Piney Point deal spills out in lawsuit: HRK Holdings being sued over $30M sale gone awry

dgulliver@bradenton.comJuly 24, 2011 

MANATEE -- A Chicago development firm is suing the owners of the Piney Point phosphate site, claiming that HRK Holdings is illegally holding a $250,000 deposit on a failed deal and repeatedly deceived and undercut the developers during their negotiations to buy the site.

Providence Logistics hopes to build a rail hub and industrial park near Port Manatee, and approached HRK in October 2009 about extending road and rail access through the former phosphates plant to land it has a contract to purchase.

Over the next 18 months, the deal swelled to a buyout of the entire site, from the closed gypsum stacks to the fledgling industrial park.

After the near-failure of a reservoir formed from the gypsum stacks, Providence now is relieved at how it turned out.

“Now, in hindsight, are we better off not having bought that portion of HRK?” said Providence’s Jim Mikes, who is a partner and attorney. “It’s certainly not worth what we would have paid.”

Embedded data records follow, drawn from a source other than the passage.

## Add tap-sum MFMA kernel for grouped 3x3 head convolutions

```diff
diff --git a/futuredet_amd/build.py b/futuredet_amd/build.py
--- a/futuredet_amd/build.py
+++ b/futuredet_amd/build.py
@@ -5,7 +5,7 @@
 HERE = os.path.dirname(os.path.abspath(__file__))
 CSRC = os.path.join(HERE, "csrc")
 OUT = os.path.join(HERE, "libfuturedet_hip.so")
-SOURCES = ["fd_error.hip", "fd_voxelize.hip", "fd_index.hip", "fd_spconv.hip", "fd_spconv_v2.hip", "fd_spconv_c32.hip", "fd_spconv_f32r.hip", "fd_spconv_bf16.hip", "fd_spconv_bf16win.hip", "fd_densify.hip", "fd_conv2d.hip", "fd_conv2d_f32.hip", "fd_conv2d_wino.hip", "fd_conv2d_wino_pc.hip", "fd_decode.hip", "fd_sweeps.hip", "fd_pillars.hip", "fd_forecast.hip", "fd_deform_conv.hip", "fd_spconv_grad.hip", "fd_targets.hip", "fd_pillars_grad.hip"]
+SOURCES = ["fd_error.hip", "fd_voxelize.hip", "fd_index.hip", "fd_spconv.hip", "fd_spconv_v2.hip", "fd_spconv_c32.hip", "fd_spconv_f32r.hip", "fd_spconv_bf16.hip", "fd_spconv_bf16win.hip", "fd_densify.hip", "fd_conv2d.hip", "fd_conv2d_f32.hip", "fd_conv2d_tapsum_f32.hip", "fd_conv2d_wino.hip", "fd_conv2d_wino_pc.hip", "fd_decode.hip", "fd_sweeps.hip", "fd_pillars.hip", "fd_forecast.hip", "fd_deform_conv.hip", "fd_spconv_grad.hip", "fd_targets.hip", "fd_pillars_grad.hip"]
 EXTRA = {"fd_decode.hip": ["-ffp-contract=off", "-fno-slp-vectorize"], "fd_sweeps.hip": ["-ffp-contract=off"], "fd_forecast.hip": ["-ffp-contract=off"],
          "fd_voxelize.hip": ["-ffp-contract=off"], "fd_pillars.hip": ["-fno-slp-vectorize"], "fd_pillars_grad.hip": ["-fno-slp-vectorize"],
          "fd_deform_conv.hip": ["-ffp-contract=off", "-fno-slp-vectorize"],
diff --git a/futuredet_amd/csrc/fd_conv2d_tapsum_f32.hip b/futuredet_amd/csrc/fd_conv2d_tapsum_f32.hip
--- /dev/null
+++ b/futuredet_amd/csrc/fd_conv2d_tapsum_f32.hip
@@ -0,0 +1,212 @@
+#include "fd_common.h"
+
+namespace {
+
+typedef float f32x4 __attribute__((ext_vector_type(4)));
+
+constexpr int kMaxGroups = 8, kMaxSlices = 4, kMaxCols = 64;
+
+struct TapSumParams {
+    int B, H, W, cin_g, cstride, groups, cout_total, co_off, relu, tiles_x, tiles_y;
+    int buf_floats;
+    int gcnt[kMaxGroups], goff[kMaxGroups], gblk[kMaxGroups];
+    int nblk_total;
+};
+
+inline int blocks_of(int count) { return (9 * count + 15) / 16; }
+
+template <int TH, int TW>
+struct TapSumTile {
+    static constexpr int PH = TH + 2, PW = TW + 2, PP = PH * PW;
+    static constexpr int NPB = (PP + 15) / 16;
+    static constexpr int MBW = (NPB + 3) / 4;
+    static constexpr int PITCH = NPB * 16 + 4;
+    static_assert(TH * TW <= 256, "one thread per output pixel");
+};
+
+template <int TH, int TW>
+__global__ void __launch_bounds__(256) conv3x3_tapsum_f32(const float *__restrict__ x, const float4 *__restrict__ wp, const float *__restrict__ bias,
+                                                          float *__restrict__ y, TapSumParams p) {
+    using T = TapSumTile<TH, TW>;
+    constexpr int PW = T::PW, PP = T::PP, NPB = T::NPB, MBW = T::MBW, PITCH = T::PITCH;
+    extern __shared__ __attribute__((aligned(16))) float smem_p[];
+    __shared__ __attribute__((aligned(16))) float s_bias[64];
+
+    const int tid = threadIdx.x, lane = tid & 63, wave = __builtin_amdgcn_readfirstlane(tid >> 6);
+    const int lm = lane & 15, lq = lane >> 4;
+    int t = blockIdx.x;
+    const int tx = t % p.tiles_x; t /= p.tiles_x;
+    const int ty = t % p.tiles_y; const int b = t / p.tiles_y;
+    const int oy0 = ty * TH, ox0 = tx * TW;
+    const int nsl = p.cin_g >> 4;
+
+    const float *xp[MBW];
+    bool ok[MBW];
+#pragma unroll
+    for (int i = 0; i < MBW; ++i) {
+        const int hp = (wave * MBW + i) * 16 + lm;
+        const int iy = oy0 - 1 + hp / PW, ix = ox0 - 1 + hp % PW;
+        ok[i] = hp < PP && iy >= 0 && iy < p.H && ix >= 0 && ix < p.W;
+        xp[i] = x + (((int64_t)b * p.H + (ok[i] ? iy : 0)) * p.W + (ok[i] ? ix : 0)) * p.cstride + 4 * lq;
+    }
+    float4 xc[MBW][kMaxSlices], xn[MBW][kMaxSlices];
+    auto load_x = [&](int g, float4 (&d)[MBW][kMaxSlices]) {
+#pragma unroll
+        for (int i = 0; i < MBW; ++i)
+#pragma unroll
+            for (int s = 0; s < kMaxSlices; ++s) {
+                d[i][s] = make_float4(0.f, 0.f, 0.f, 0.f);
+                if (ok[i] && s < nsl) d[i][s] = *reinterpret_cast<const float4 *>(xp[i] + g * p.cin_g + 16 * s);
+            }
+    };
+    float4 wc[kMaxSlices], wn[kMaxSlices];
+    auto load_w = [&](int gb, float4 (&d)[kMaxSlices]) {
+        gb = gb < p.nblk_total ? gb : p.nblk_total - 1;
+#pragma unroll
+        for (int s = 0; s < kMaxSlices; ++s) d[s] = wp[((int64_t)gb * nsl + (s < nsl ? s : 0)) * 64 + lane];
+    };
+
+    const int py = tid / TW, px = tid - py * TW;
+    const int oy = oy0 + py, ox = ox0 + px;
+    const bool out_ok = tid < TH * TW && oy < p.H && ox < p.W;
+    float *yp = y + (((int64_t)b * p.H + (out_ok ? oy : 0)) * p.W + (out_ok ? ox : 0)) * p.cout_total + p.co_off;
+    const int sbase = py * PW + px;
+
+    load_x(0, xc);
+    load_w(0, wc);
+    if (tid < p.goff[kMaxGroups - 1] + p.gcnt[kMaxGroups - 1]) s_bias[tid] = bias ? bias[tid] : 0.f;
+    int gb = 0;
+    for (int g = 0; g < p.groups; ++g) {
+        if (g + 1 < p.groups) load_x(g + 1, xn);
+        const int cg = p.gcnt[g], nblk = (9 * cg + 15) >> 4;
+        float *pb = smem_p + (g & 1) * p.buf_floats;
+        for (int nb = 0; nb < nblk; ++nb, ++gb) {
+            load_w(gb + 1, wn);
+            __builtin_amdgcn_sched_barrier(0);
+            f32x4 acc[MBW];
+#pragma unroll
+            for (int i = 0; i < MBW; ++i) acc[i] = f32x4{0.f, 0.f, 0.f, 0.f};
+#pragma unroll
+            for (int s = 0; s < kMaxSlices; ++s) {
+                if (s < nsl) {
+#define FD_KSTEP(C)                                                                                                   \
+    _Pragma("unroll") for (int i = 0; i < MBW; ++i) acc[i] = __builtin_amdgcn_mfma_f32_16x16x4f32(xc[i][s].C, wc[s].C, acc[i], 0, 0, 0);
+                    FD_KSTEP(x) FD_KSTEP(y) FD_KSTEP(z) FD_KSTEP(w)
+#undef FD_KSTEP
+                }
+            }
+            __builtin_amdgcn_sched_barrier(0);
+#pragma unroll
+            for (int i = 0; i < MBW; ++i) {
+                const int blk = wave * MBW + i;
+                if (blk < NPB) *reinterpret_cast<f32x4 *>(pb + (16 * nb + lm) * PITCH + blk * 16 + 4 * lq) = acc[i];
+            }
+#pragma unroll
+            for (int s = 0; s < kMaxSlices; ++s) wc[s] = wn[s];
+        }
+        __syncthreads();
+        if (out_ok) {
+            const float *ps = pb + sbase;
+            for (int c = 0; c < cg; ++c) {
+                float v = s_bias[p.goff[g] + c];
+#pragma unroll
+                for (int tap = 0; tap < 9; ++tap) v += ps[(tap * cg + c) * PITCH + (tap / 3) * PW + tap % 3];
+                if (p.relu) v = fmaxf(v, 0.f);
+                yp[p.goff[g] + c] = v;
+            }
+        }
+        if (g + 1 < p.groups) {
+#pragma unroll
+            for (int i = 0; i < MBW; ++i)
+#pragma unroll
+                for (int s = 0; s < kMaxSlices; ++s) xc[i][s] = xn[i][s];
+        }
+    }
+}
+
+int tapsum_shape(int groups, int cin_g, const int *counts, int *nblk_total, int *nblk_max, int *cout_sum) {
+    if (!counts || groups < 1 || groups > kMaxGroups || cin_g < 16 || cin_g % 16 || cin_g > 16 * kMaxSlices) return 0;
+    int tot = 0, mx = 0, sum = 0;
+    for (int g = 0; g < groups; ++g) {
+        if (counts[g] < 0 || 9 * counts[g] > kMaxCols) return 0;
+        const int nb = blocks_of(counts[g]);
+        tot += nb;
+        mx = nb > mx ? nb : mx;
+        sum += counts[g];
+    }
+    if (tot == 0) return 0;
+    *nblk_total = tot; *nblk_max = mx; *cout_sum = sum;
+    return 1;
+}
+
+}
+
+extern "C" size_t fd_conv2d_tapsum_f32_packed_weight_bytes(int groups, int cin_g, const int *counts_host) {
+    int tot, mx, sum;
+    if (!tapsum_shape(groups, cin_g, counts_host, &tot, &mx, &sum)) return 0;
+    return (size_t)tot * (cin_g / 16) * 64 * 16;
+}
+
+extern "C" int fd_conv2d_tapsum_f32_pack_weight(const float *w, int groups, int cin_g, const int *counts_host, void *dst) {
+    FD_REQUIRE(w && dst, "fd_conv2d_tapsum_f32_pack_weight: null argument");
+    int tot, mx, sum;
+    FD_REQUIRE(tapsum_shape(groups, cin_g, counts_host, &tot, &mx, &sum),
+               "fd_conv2d_tapsum_f32_pack_weight: need 1 <= groups <= 8, cin_g %% 16 == 0, cin_g <= 64 and 9 * counts[g] <= 64");
+    const int nsl = cin_g / 16;
+    float *d = (float *)dst;
+    int gb = 0, goff = 0;
+    for (int g = 0; g < groups; ++g) {
+        const int cg = counts_host[g];
+        for (int nb = 0; nb < blocks_of(cg); ++nb, ++gb)
+            for (int s = 0; s < nsl; ++s)
+                for (int lane = 0; lane < 64; ++lane)
+                    for (int j = 0; j < 4; ++j) {
+                        const int col = 16 * nb + (lane & 15), ci = 16 * s + 4 * (lane >> 4) + j;
+                        float v = 0.f;
+                        if (col < 9 * cg) {
+                            const int tap = col / cg, c = col % cg;
+                            v = w[((int64_t)(goff + c) * cin_g + ci) * 9 + tap];
+                        }
+                        d[(((int64_t)gb * nsl + s) * 64 + lane) * 4 + j] = v;
+                    }
+        goff += cg;
+    }
+    return FD_OK;
+}
+
+extern "C" int fd_conv2d_tapsum_nhwc_f32(const float *x, int B, int H, int W, int groups, int cin_g, const void *wpacked, const float *bias,
+                                         const int *counts_host, int relu, float *y, int cout_total, int co_off, fd_stream_t stream) {
+    FD_REQUIRE(x && wpacked && y && counts_host, "fd_conv2d_tapsum_nhwc_f32: null argument");
+    FD_REQUIRE(B > 0 && H > 0 && W > 0, "fd_conv2d_tapsum_nhwc_f32: bad shape");
+    TapSumParams p;
+    int mx, sum;
+    FD_REQUIRE(tapsum_shape(groups, cin_g, counts_host, &p.nblk_total, &mx, &sum),
+               "fd_conv2d_tapsum_nhwc_f32: need 1 <= groups <= 8, cin_g %% 16 == 0, cin_g <= 64 and 9 * counts[g] <= 64 (fd_conv2d_grouped_nhwc_f32 takes "
+               "the other shapes)");
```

That number was $30 million, according to the lawsuit. Instead, the deal collapsed in acrimony just a few months before the problems surfaced, as recounted in hundreds of emails and conversations quoted in the lawsuit.

HRK has refused to comment on the lawsuit. Jordan Levy, HRK’s chief executive, said the company does not comment on pending legal action.

In the beginning

The deal took form in December 2009 when Providence met with HRK’s managing partner, Gary Kania. Providence proposed extending Port Manatee’s dock road and a rail line across the north side of the gypsum stack parcel. Kania agreed it was feasible and asked Providence to prepare the preliminary terms of the deal. HRK would draft the full agreement.

In January 2010, HRK signed off on the terms and Providence wired the company a $100,000 security deposit, according to the lawsuit.

The terms call the deposit “non-refundable” and that it would be applied to the deal. But it also said HRK would retain the deposit only if Providence failed to negotiate in good faith.

Any lack of good faith was HRK’s, the lawsuit alleges.

HRK insisted it would handle all discussions with the Florida Department of Environmental Protection about development near the gypsum stacks, but it never sought the agency’s approval of the plans.

HRK never provided Providence with due diligence materials, such as the value of leases on the site, technical reports on the gypsum stacks or the DEP-mandated costs of maintaining the stacks, the suit said.

HRK mishandled the security deposit, putting it into a general account and eventually using it to pay its fast-growing expenses, the suit said.

By March 2010, HRK had looming bills, the lawsuit claims. Its $16.5 million mortgage with Regions Bank was coming due, it was about to take over gypsum stack maintenance from DEP, it had a $4 million bill from the construction of a fertilizer warehouse, and the contract to accept the port’s dredging materials had to be put to bid again.

HRK first suggested Providence buy an additional $300,000 option for the road and rail access, then in April suggested changing the initial terms to a full buyout of the site or of HRK itself.

The deal unravels

In June 2010, HRK proposed the $30 million deal. By August, the parties had a new set of preliminary terms, and Providence wired another $75,000 in security deposits to HRK.

Through the summer and fall, the lawsuit said, the two parties wrangled over finances. Providence tried to work with Regions Bank while the bank re-worked its mortgage with HRK.

HRK and Regions pressed Providence to find more financial backers, and it lined up real estate investors. In October, it sent another $75,000 to HRK.

But in November, HRK changed the terms of the deal, and continued to refuse to provide due diligence, the lawsuit said.

Meanwhile, HRK was working out its finances. It secured another $1 million when Regions amended its mortgage. Port Manatee paid $500,000 on the dredging contract. HRK paid off a $1.3 million lien related to the warehouse construction.

And with no financial pressure to sell, the lawsuit said, talks slowed to a crawl in January and February 2011. The next month, attorneys for both sides traded email after email about who actually negotiated in bad faith.

Still, Providence kept trying to make the deal, telling HRK that was preferable to a lawsuit. But talks ceased in March, and Providence filed its lawsuit July 11.

According to the lawsuit, Providence is seeking triple damages, or $750,000, and unspecified damage related to the delays in its deal. The firm still hopes to develop its rail hub and presented plans to the Manatee County Commission in June.

Mikes, the Providence partner and attorney, said he believes HRK is still in financial straits, and is unsure what, if anything, the lawsuit can accomplish. “We don’t know if there’s anything in the bank that we can collect.”

HRK has had major expenses and probably has more to come. State and county officials say the firm is responsible for all costs of cleanup after the reservoir leak and subsequent release of some 169 million gallons of water. And Port Manatee officials say the firm is responsible for any costs stemming from the delay of the dredging project, possibly thousands of dollars a day for the six-week duration.

But it also has money coming in. Last week, the site again began accepting dredged materials from the port. This week, it will receive another $150,000 on that contract, giving it $2.5 million to date, port officials said.